Penn Jillette Reveals Exclusive Details On His Crowd-Funded Horror Movie

Penn Jillette is a man obsessed with what's beneath the surface of things. He and his silent partner Teller have been shining a light on the secrets of magic for decades on stage and screen. Their controversial series Penn & Teller: Bullshit made debunking its full-time mission. Even their latest doc Tim's Vermeer demystified, offering a solid and fascinating argument about how the Dutch master must have painted. So we should expect nothing less of Jillette's upcoming dip into horror, Director's Cut.

Jillette made some details of the film very public when the project began crowd-funding.
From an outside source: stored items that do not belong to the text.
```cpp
int make_geom(const cmr_index* idx, int nq, int k, bool topk, CmrScanGeom* g) {
    const int max_nqt = cmr_scan_max_nqt(idx->dtype, idx->dpad);
    if (max_nqt == 0) return cmr_fail(CMR_ERR_UNSUPPORTED, "dim %d too large for the LDS-resident query tile (dtype %d)", idx->dim, idx->dtype);
    g->dtype = idx->dtype;
    g->dpad = idx->dpad;
    g->nqt = (nq > 32 && max_nqt >= 2) ? 2 : 1;
    g->cap = (topk && k > 32) ? 256 : 128;
    const int ks = idx->ks();
    g->ring = (ks % 16 == 0) ? 16 : 8;
    if (idx->force_ring == 8 || (idx->force_ring == 16 && ks % 16 == 0)) g->ring = idx->force_ring;
    const int mode = topk ? 0 : 1;
    g->asm_ring = cmr_ring_audit_ok(g->dtype, g->nqt, g->cap, g->ring, mode) ? 1 : 0;
    if (idx->force_asm == 0) g->asm_ring = 0;
    if (idx->force_asm == 1 && !cmr_ring_audit_ok(g->dtype, g->nqt, g->cap, g->ring, mode))
        return cmr_fail(CMR_ERR_UNSUPPORTED, "CMR_SCAN_ASM_RING=1 but variant (dtype %d nqt %d cap %d ring %d) failed the ISA audit", g->dtype, g->nqt, g->cap, g->ring);
    if (!cmr_scan_geom(g)) return cmr_fail(CMR_ERR_UNSUPPORTED, "scan geometry does not fit LDS (dpad %d nqt %d)", idx->dpad, g->nqt);
    const int bpc = g->lds <= 80 * 1024 ? 2 : 1;
    long long grid = (idx->npanels() + CMR_SCAN_WAVES - 1) / CMR_SCAN_WAVES;
    grid = std::min<long long>(grid, (long long)idx->n_cu * bpc);
    if (idx->force_grid > 0) grid = std::min<long long>(grid, idx->force_grid);
    g->grid = (int)std::max<long long>(grid, 1);
    return CMR_OK;
}

double algorithmic_bytes(const cmr_index* idx, int nq, int k) {
    return (double)idx->npanels() * CMR_PANEL_ROWS * idx->dpad * elem_size(idx->dtype) + (double)nq * idx->dim * 4 + (double)nq * k * 12;
}

int balanced_grid(long long npanels, int grid, int lists_per_wg) {
    int best = grid;
    double best_cost = -1.0;
    for (int g = grid; g >= std::max(1, grid - grid / 8); --g) {
        const long long W = (long long)g * lists_per_wg;
        const double cost = (double)((npanels + W - 1) / W * W) * (1.0 + 0.0005 * (grid - g));
        if (best_cost < 0 || cost < best_cost) { best_cost = cost; best = g; }
    }
    return best;
}


enum class Route { narrow, wide, quad };

struct PassRequest {
    int nqp = 0, k = 0;
    Route route = Route::narrow;
    bool has_min_score = false;
    bool single_stream = false;
    bool pipelined = false;
    int reserve_cus = 0;
    int prefilter = 0;
    bool masked = false;
    bool masked_each = false;
};

struct PassPlan {
    int nqp = 0, k = 0;
    bool wide = false;
    CmrScanGeom g{};
    bool fin = false;
    bool masked = false;
    bool masked_each = false;
    int prefilter = 0;
    int rescore_grid = 0;
    int pair_cap = 0;
    int wave_cap = 0;
    bool sample_q8 = false;
    int s_run = 0, s_stride = 0, s_nruns = 0, s_wave_cap = 0, s_pair_cap = 0;
    int G = 1;
    int n_levels = 0;
    struct Level { long long panels; int grid, Wl, clog, stride; } level[2] = {};
    bool single_level = false;
    bool tau_in_scan = false;
    int reserve_cus = 0;
    int lists_per_wg = CMR_SCAN_WAVES;
    int NQ = 0, W = 0, Ws = 0, tiles = 0, NQA = 0;
    int fin_first = 0, fin_wgs = 0, fin_mul = 1, fin_dcap = 0, fin_spin = 0;
    struct { size_t qfrag, lists, cnt, mm, s_lists, s_cnt, s_mm, tau, fin_ctl, fin_pmax, fin_tau, fin_mm, fin_dense, q8[Q8_NBUF]; } bytes = {};
};

int plan_pass(const cmr_index* idx, const PassRequest& rq, PassPlan* out) {
    PassPlan& p = *out;
    p = PassPlan{};
    const int nqp = rq.nqp, k = rq.k;
    const bool wide = rq.route == Route::wide, quad = rq.route == Route::quad;
    p.nqp = nqp; p.k = k; p.wide = wide;
    if (rq.masked && (wide || quad || rq.prefilter)) return cmr_fail(CMR_ERR_INVALID, "a filtered pass is a narrow pass without the pre-filter");
    if (rq.masked_each && !rq.masked) return cmr_fail(CMR_ERR_INVALID, "per-query allow words belong to a filtered pass");
    p.masked = rq.masked; p.masked_each = rq.masked_each;
    CmrScanGeom& g = p.g;
    const long long npanels = idx->npanels();
    int rc = make_geom(idx, quad ? std::min(nqp, idx->narrow_max()) : nqp, k, true, &g);
    if (rc) return rc;
    const int G = quad ? (nqp + g.nqt * 32 - 1) / (g.nqt * 32) : 1;
    p.G = G;
    g.stream_default_policy = idx->stream_nt < 0 ? (G > 1 ? 1 : 0) : (idx->stream_nt ? 0 : 1);
    const int lists_per_wg = wide ? 1 : CMR_SCAN_WAVES;
    p.lists_per_wg = lists_per_wg;
    bool fin = !rq.masked && idx->scan_fin && !idx->no_sample && !wide && G == 1 && !rq.has_min_score && rq.single_stream && g.nqt == 1 && nqp <= idx->fin_max_q &&
               k <= 64 && npanels >= 4096 && npanels >= (long long)idx->n_cu * 2 * CMR_SCAN_WAVES;
    if (fin) {
        if ((idx->fin_cap == 256 || idx->fin_cap == 128) && idx->fin_cap > g.cap) {
            CmrScanGeom g2 = g;
            g2.cap = idx->fin_cap;
            if (cmr_scan_geom(&g2) && g2.lds + CMR_FIN_LDS <= 160 * 1024) g = g2;
        }
        const bool ok = cmr_ring_audit_ok(g.dtype, 1, g.cap, g.ring, 2);
        if (idx->force_asm == 1 && !ok) fin = false;
        if (g.lds + CMR_FIN_LDS > 160 * 1024 || g.grid > 512) fin = false;
        else g.asm_ring = (ok && idx->force_asm != 0) ? 1 : 0;
    }
    p.fin = fin;
    const bool prefilter = rq.prefilter && !wide && G == 1 && !fin;
    const bool sample_q8 = prefilter && rq.prefilter == 1 && idx->pf_tighten && idx->pf_pair_cap > 0 && npanels >= 4096 &&
                           (idx->pf_sample < 0 ? kPrefilterSampleAuto : idx->pf_sample == 1);
    long long level_panels[2] = {0, 0};
    long long bf16_level1 = 0;
    int n_levels = 0;
    bool single_level = false;
    if (!idx->no_sample && npanels >= 256 && !rq.has_min_score && !fin) {
        const long long s0 = sample_q8 ? std::max<long long>(idx->pf_sample_level0 > 0 ? idx->pf_sample_level0 : kQ8SampleLevel0, k) : std::max<long long>(16, k);
        single_level = !wide && !prefilter && idx->single_level && k <= 32 && nqp <= 8 && npanels >= 4096 && (long long)nqp * npanels <= idx->single_level_max;
        level_panels[n_levels++] = single_level ? 128 : s0;
        if (npanels >= 4096 && !single_level) {
            const long long maxmul = idx->sample_maxmul > 0 ? idx->sample_maxmul : (wide ? 512 : prefilter ? kMaxMergeLists : 128);
            const long long b0 = std::max<long long>(16, k);
            long long s1 = std::min<long long>(std::max<long long>(npanels / idx->sample_div, 8 * b0), maxmul * b0);
            if (!wide) s1 = std::min<long long>(s1, kMaxMergeLists);
            if (s1 < npanels / 2) bf16_level1 = s1;
            if (sample_q8) {
                level_panels[n_levels++] = idx->pf_sample_panels > 0 ? std::min<long long>(idx->pf_sample_panels, npanels)
                                                                     : std::min<long long>(std::max<long long>(npanels / idx->sample_div, 8 * s0), kQ8SamplePanels);
            } else if (bf16_level1) level_panels[n_levels++] = bf16_level1;
        }
    }
    p.n_levels = n_levels;
    p.single_level = single_level;
    p.sample_q8 = sample_q8 && n_levels == 2;
    const long long max_sample = std::max(level_panels[0], p.sample_q8 ? 0 : level_panels[1]);
    int reserve_cus = rq.reserve_cus;
    if (reserve_cus < 0) {
        if (!max_sample) reserve_cus = 0;
        else if (wide) {
            reserve_cus = 32;
        } else if (prefilter && idx->scan_us() >= 1250.0) {
            reserve_cus = 32;
        } else {
            const long long rounds = (long long)((0.7 * idx->scan_us() - 200.0) / 200.0);
            const long long wgs = std::max<long long>(1, (max_sample + lists_per_wg - 1) / lists_per_wg) * G;
            reserve_cus = rounds >= 1 ? (int)std::min<long long>(64, std::max<long long>(8, (wgs + rounds - 1) / rounds)) : 64;
        }
    }
    p.reserve_cus = reserve_cus;
    auto sample_grid = [&](long long spn) -> int {
        if (!wide) return (int)((spn + lists_per_wg - 1) / lists_per_wg);
        const int cap_wgs = rq.pipelined && reserve_cus > 0 ? reserve_cus : idx->n_cu;
        return (int)std::min<long long>(spn, std::max<long long>(cap_wgs, (spn + 47) / 48));
    };
    const int Ws = max_sample ? std::max(sample_grid(level_panels[0]), n_levels > 1 && !p.sample_q8 ? sample_grid(level_panels[1]) : 0) * lists_per_wg : 0;
    int NQ, W, tiles;
    if (wide) {
        const int nqb = cmr_wide_queries(idx->dtype, idx->dpad);
        g.nqt = 1;
        g.grid = (int)std::max<long long>(1, std::min<long long>(npanels, idx->n_cu));
        if (reserve_cus > 0 && g.grid > idx->n_cu / 2) g.grid = std::max(g.grid - reserve_cus, idx->n_cu / 2);
        NQ = nqb; W = g.grid; tiles = nqb / 32;
    } else if (G > 1) {
        if (reserve_cus > 0 && g.grid > idx->n_cu / 2) g.grid = std::max(g.grid - reserve_cus, idx->n_cu / 2);
        int vg = g.grid / G;
        if (vg >= 8) vg &= ~7;
        g.grid = std::max(vg, 1);
        NQ = g.nqt * 32; W = g.grid * CMR_SCAN_WAVES; tiles = G * g.nqt;
    } else {
        if (reserve_cus > 0 && g.grid > idx->n_cu / 2) g.grid = std::max(g.grid - reserve_cus, idx->n_cu / 2);
        if (!idx->force_grid) g.grid = balanced_grid(npanels, g.grid, CMR_SCAN_WAVES);
        NQ = g.nqt * 32; W = g.grid * CMR_SCAN_WAVES; tiles = g.nqt;
    }
    if (prefilter) {
        p.prefilter = rq.prefilter;
        p.rescore_grid = idx->pf_rescore_wgs > 0 ? idx->pf_rescore_wgs : std::min(idx->n_cu, 1024);
        W = p.rescore_grid * cmr_q8_rescore_waves();
        p.pair_cap = (rq.prefilter == 1 && idx->pf_tighten) ? idx->pf_pair_cap : 0;
        p.bytes.q8[Q8_QPACK] = (size_t)2 * tiles * (idx->dpad / 32) * 1024;
        p.bytes.q8[Q8_QCONST] = (size_t)NQ * sizeof(float4);
        p.bytes.q8[Q8_CAND] = (size_t)idx->cap_panels * CMR_PANEL_ROWS * sizeof(unsigned);
        p.bytes.q8[Q8_NCAND] = sizeof(unsigned);
        const long long fw = (long long)g.grid * CMR_SCAN_WAVES;
        p.wave_cap = !p.pair_cap ? 0 : idx->pf_wave_cap > 0 ? idx->pf_wave_cap : (int)std::min<long long>(1 << 20, (((long long)NQ * p.pair_cap + fw - 1) / fw + 63) / 64 * 64);
        p.bytes.q8[Q8_WREC] = std::max<size_t>((size_t)fw * p.wave_cap * 16, 16);
        p.bytes.q8[Q8_WCNT] = (size_t)fw * sizeof(unsigned);
        p.bytes.q8[Q8_PAIR] = std::max<size_t>((size_t)NQ * p.pair_cap * 16, 16);
        p.bytes.q8[Q8_PAIRCNT] = (size_t)NQ * sizeof(unsigned);
        p.bytes.q8[Q8_KEEP] = (size_t)idx->cap_panels * sizeof(unsigned);
        p.bytes.q8[Q8_TAU] = (size_t)NQ * sizeof(float);
        if (p.sample_q8) {
            const long long s1 = level_panels[1];
            const long long run = std::min<long long>(idx->pf_sample_run > 0 ? idx->pf_sample_run : kQ8SampleRun, s1);
            long long nruns = (s1 + run - 1) / run, stride = npanels / nruns;
            if (stride < run) { stride = run; nruns = std::min(nruns, (npanels + run - 1) / run); }
            p.s_run = (int)run; p.s_stride = (int)stride; p.s_nruns = (int)nruns;
            p.s_wave_cap = idx->pf_sample_wave_cap > 0 ? idx->pf_sample_wave_cap : (int)std::min<long long>(1 << 20, (run * CMR_PANEL_ROWS * NQ / 16 + 63) / 64 * 64);
            p.s_pair_cap = p.pair_cap;
            const long long sw = (nruns + CMR_SCAN_WAVES - 1) / CMR_SCAN_WAVES * CMR_SCAN_WAVES;
            p.bytes.q8[Q8_SWREC] = (size_t)sw * p.s_wave_cap * 16;
            p.bytes.q8[Q8_SWCNT] = (size_t)sw * sizeof(unsigned);
            p.bytes.q8[Q8_SPAIR] = (size_t)NQ * p.s_pair_cap * 16;
            p.bytes.q8[Q8_SPAIRCNT] = (size_t)NQ * sizeof(unsigned);
        }
    }
    const int NQA = G * NQ;
    p.NQ = NQ; p.W = W; p.Ws = Ws; p.tiles = tiles; p.NQA = NQA;
    p.bytes.qfrag = (size_t)tiles * g.ks * 1024;
    p.bytes.lists = (size_t)W * NQA * g.cap * 8;
    p.bytes.cnt = (size_t)W * NQA * 4;
    p.bytes.mm = (size_t)W * NQA * 8;
    p.bytes.s_lists = (size_t)Ws * NQA * g.cap * 8;
    p.bytes.s_cnt = (size_t)Ws * NQA * 4;
    p.bytes.s_mm = (size_t)Ws * NQA * 8;
    p.bytes.tau = (size_t)2 * NQA * 8;
    for (int lv = 0; lv < n_levels; ++lv) {
        PassPlan::Level& L = p.level[lv];
        const long long spn = level_panels[lv];
        L.panels = spn;
        if (lv == 1 && p.sample_q8) {
            L.grid = (p.s_nruns + CMR_SCAN_WAVES - 1) / CMR_SCAN_WAVES; L.Wl = 0; L.clog = 0; L.stride = p.s_stride;
            continue;
        }
        L.grid = sample_grid(spn);
        L.Wl = L.grid * lists_per_wg;
        L.grid *= G;
        L.clog = spn >= 64 ? 3 : 0;
        const long long nchunks = (spn + (1 << L.clog) - 1) >> L.clog;
// ... 77 lines not shown
```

In the video viewable below, he entreated his fans to chip in so he could go from "your mom's favorite atheist" to the kind of guy who inspires nightmares.
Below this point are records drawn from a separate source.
namespace dsort {
// ... 1983 lines not shown
    L.cnt = reinterpret_cast<uint32_t *>(a + o_cnt);
    L.part = reinterpret_cast<uint64_t *>(a + o_part);
    L.offs = reinterpret_cast<uint32_t *>(a + o_offs);
    L.bst = reinterpret_cast<uint64_t *>(a + o_bst);
    L.cst = reinterpret_cast<uint64_t *>(a + o_cst);
    L.tt = reinterpret_cast<TileRef *>(a + o_tt);
    L.ntl = reinterpret_cast<uint32_t *>(a + o_nt);
    L.map = reinterpret_cast<BkMap *>(a + o_map);
    L.ids = BkIds<T>::ON ? reinterpret_cast<uint32_t *>(a + o_ids) : nullptr;
    const size_t hbytes = (size_t)(BK_MAXB + 1) * 8 + (size_t)BK_MAXB * 16 + sizeof(BkMap);
    if (ctx->bucket_host.bytes < hbytes) {
        release_host(ctx, ctx->bucket_host);
        DSORT_HIP(ctx, hipHostMalloc(&ctx->bucket_host.p, hbytes, hipHostMallocDefault));
        ctx->bucket_host.bytes = hbytes;
    }
    if (!ctx->bucket_ev && hipEventCreateWithFlags(&ctx->bucket_ev.h, hipEventDisableTiming) != hipSuccess)
        return set_err(ctx, DSORT_EHIP, "hipEventCreate");
    return DSORT_OK;
}

template <typename T>
static int first_level(dsort_ctx *ctx, const T *d_in, uint64_t n, uint64_t ioff, T *part_out, T *direct,
                       const BkLayout<T> &L, uint32_t tile, hipStream_t s, bool timed, uint64_t *&hb,
                       typename bk::Comp<T>::C *&hspl, bool compact = false) {
    using namespace bk;
    using C = typename Comp<T>::C;
    const int B = L.B, BP = L.BP;
    int rc;
    hb = ctx->bucket_host.as<uint64_t>();
    hspl = reinterpret_cast<C *>(hb + BK_MAXB + 1);
    hipLaunchKernelGGL(bucket_slotmap_kernel<T>, dim3(1), dim3(BK_MAXB), 0, s, L.spl, B, n, L.map);
    ctx->bk_hot = &L.map->hot;
    BkMap *hm = reinterpret_cast<BkMap *>(reinterpret_cast<char *>(hb) + (size_t)(BK_MAXB + 1) * 8 + (size_t)BK_MAXB * 16);
    DSORT_HIP(ctx, hipMemcpyAsync(hm, L.map, sizeof(BkMap), hipMemcpyDeviceToHost, s));
    DSORT_HIP(ctx, hipEventRecord(ctx->bucket_ev, s));
    if ((rc = stage_event(ctx, s, timed, kEvHist0))) return rc;
    hipLaunchKernelGGL((bucket_hist_kernel<T, false>), dim3((unsigned)L.G), dim3(BK_T), 0, s, d_in, n, L.spl, L.map, B,
                       BP, L.subs, L.cnt, ioff, L.ids);
    if (int rc_ = sync_event(ctx, ctx->bucket_ev, "slot map")) return rc_;
    const bool ad = !Comp<T>::ADAPT && hm->ad != 0, ids = BkIds<T>::ON && hm->ids != 0;
    if constexpr (!Comp<T>::ADAPT) {
        if (ad)
            hipLaunchKernelGGL((bucket_hist_kernel<T, true>), dim3((unsigned)L.G), dim3(BK_T), 0, s, d_in, n, L.spl,
                               L.map, B, BP, L.subs, L.cnt, ioff, L.ids);
    }
    if ((rc = stage_event(ctx, s, timed, kEvHist1))) return rc;
    hipLaunchKernelGGL(bucket_colsum_kernel, dim3((unsigned)L.nchunk), dim3(BK_MAXB), 0, s, L.cnt, (uint32_t)L.G, B,
                       L.part);
    uint64_t *ctot = L.part + (size_t)L.nchunk * B;
    hipLaunchKernelGGL(bucket_colscan_kernel, dim3((unsigned)ceil_div((uint64_t)B, 64)), dim3(BK_MAXB), 0, s, L.part,
                       (uint32_t)L.nchunk, B, ctot);
    hipLaunchKernelGGL(bucket_scan_kernel<T>, dim3(1), dim3(BK_MAXB), 0, s, L.part, (uint32_t)L.nchunk, B, tile,
                       (uint32_t)KPC<T>, L.bst, L.tt, L.ntl, (const uint64_t *)ctot, compact ? L.spl : nullptr, L.cst);
    hipLaunchKernelGGL(bucket_offsets_kernel<uint32_t>, dim3((unsigned)L.nchunk), dim3(BK_MAXB), 0, s, L.cnt, L.part,
                       compact ? L.cst : L.bst, (uint32_t)L.G, B, L.offs);
    if (compact) direct = part_out;
    DSORT_HIP(ctx, hipGetLastError());
    if ((rc = side_stream(ctx))) return rc;
    DSORT_HIP(ctx, hipEventRecord(ctx->ready_ev, s));
    DSORT_HIP(ctx, hipStreamWaitEvent(ctx->side, ctx->ready_ev, 0));
    DSORT_HIP(ctx, hipMemcpyAsync(hb, L.bst, (size_t)(B + 1) * 8, hipMemcpyDeviceToHost, ctx->side));
    if (B > 1) DSORT_HIP(ctx, hipMemcpyAsync(hspl, L.spl, (size_t)(B - 1) * sizeof(C), hipMemcpyDeviceToHost, ctx->side));
    DSORT_HIP(ctx, hipEventRecord(ctx->bucket_ev, ctx->side));
    if ((rc = stage_event(ctx, s, timed, kEvScatter0))) return rc;
    if constexpr (!Comp<T>::ADAPT) {
        if (ad)
            hipLaunchKernelGGL((bucket_scatter_lines_kernel<T, false, true>), dim3((unsigned)L.G), dim3(BK_T), 0, s,
                               d_in, n, L.spl, L.map, B, BP, L.subs, L.offs, part_out, direct, ioff, L.ids);
    }
    if (!ad && !ids) {
        if (!Comp<T>::ADAPT && hm->hot)
            hipLaunchKernelGGL((bucket_scatter_lines_kernel<T, false, false, true>), dim3((unsigned)L.G), dim3(BK_T), 0,
                               s, d_in, n, L.spl, L.map, B, BP, L.subs, L.offs, part_out, direct, ioff, L.ids);
        else
            hipLaunchKernelGGL((bucket_scatter_lines_kernel<T, false, false>), dim3((unsigned)L.G), dim3(BK_T), 0, s,
                               d_in, n, L.spl, L.map, B, BP, L.subs, L.offs, part_out, direct, ioff, L.ids);
    }
    if constexpr (BkIds<T>::ON)
        if (ids)
            hipLaunchKernelGGL((bucket_scatter_lines_kernel<T, true>), dim3((unsigned)L.G), dim3(BK_T), 0, s, d_in, n,
                               L.spl, L.map, B, BP, L.subs, L.offs, part_out, direct, ioff, L.ids);
    DSORT_HIP(ctx, hipGetLastError());
    if ((rc = stage_event(ctx, s, timed, kEvScatter1))) return rc;
    fault_point(ctx, s, 0);
    if (int rc_ = sync_event(ctx, ctx->bucket_ev, "bucket starts")) return rc_;
    if (hb[B] != n) return set_err(ctx, DSORT_EHIP, "bucket partition lost keys");
    ctx->stats.first_level_map = !Comp<T>::ADAPT && !ad ? (hm->r2s ? 3 : 0) : hm->mode == 0 ? 1 : 2;
    return DSORT_OK;
}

Recently, I had the chance to talk to Jillette about Director's Cut, and he surprised me by confessing it's not just a crowd-funded movie, but also "a crowd-funded movie about crowd-funding." Yup, he's going meta. He explained:

"The bad guy in the movie is a crowd-funder. So, one of the people on the site, who’s crowd-funding and writing about crowd-funding is the villain in the movie, played by me. And I am fascinated by supposedly found footage movies. I love The Blair Witch Project, I loved the way that movie happened on the internet, as opposed to happening in the theater. And crowd-funding came along and I thought, wouldn’t it be great (to tie that into a film)…So the idea of this movie is that a movie is being made, it’s being crowd-funded. People are there helping with it, and then one of the crowd-funding people who gets onto the set with his credentials for crowd-funding, kidnaps the lead actor and keeps her in a dungeon and forces her to act out scenes that he shoots on a camera, then cuts with the footage he stole with the other movie they’re making. So, he makes his own plotted movie using his own footage coupled with real movie footage to tell his story and then it’s all being done as a director’s commentary with his voiceover, talking about how he made the movie, which he didn’t really make. It’s kind of a horror movie, scary suspense, I guess, intellectual thriller."

Asked how crowdfunding is changing the movie industry, Jillette offered:

"I mean, Zach Braff is kind of denying, he’s not really embracing it, and Adam Corrola is just kind of going tangental to it. The crowd-funding is this, oh, this is just a different way, we want crowd funding to be as invisible as the studio is or less visible than the studio is. This movie, we are, from the opening scene, I think the first word that I say in the voiceover is the word crowd-funding. It really embraces it. I also, I think crowd-funding is just fabulous, from both sides. The reason this movie is crowd-funding is I would invest in stuff, invest is not the right word, but I would donate to stuff. I just love it. I love the, there’s this thing that happens in sports that I never understood where people from say we’re in the Superbowl, I always go, 'What do you mean you’re in the Superbowl? You’re going to be playing?' I never understood that team thing, but with crowd-funding, I really do go, 'Hey we’re inventing a new kind of phone.'"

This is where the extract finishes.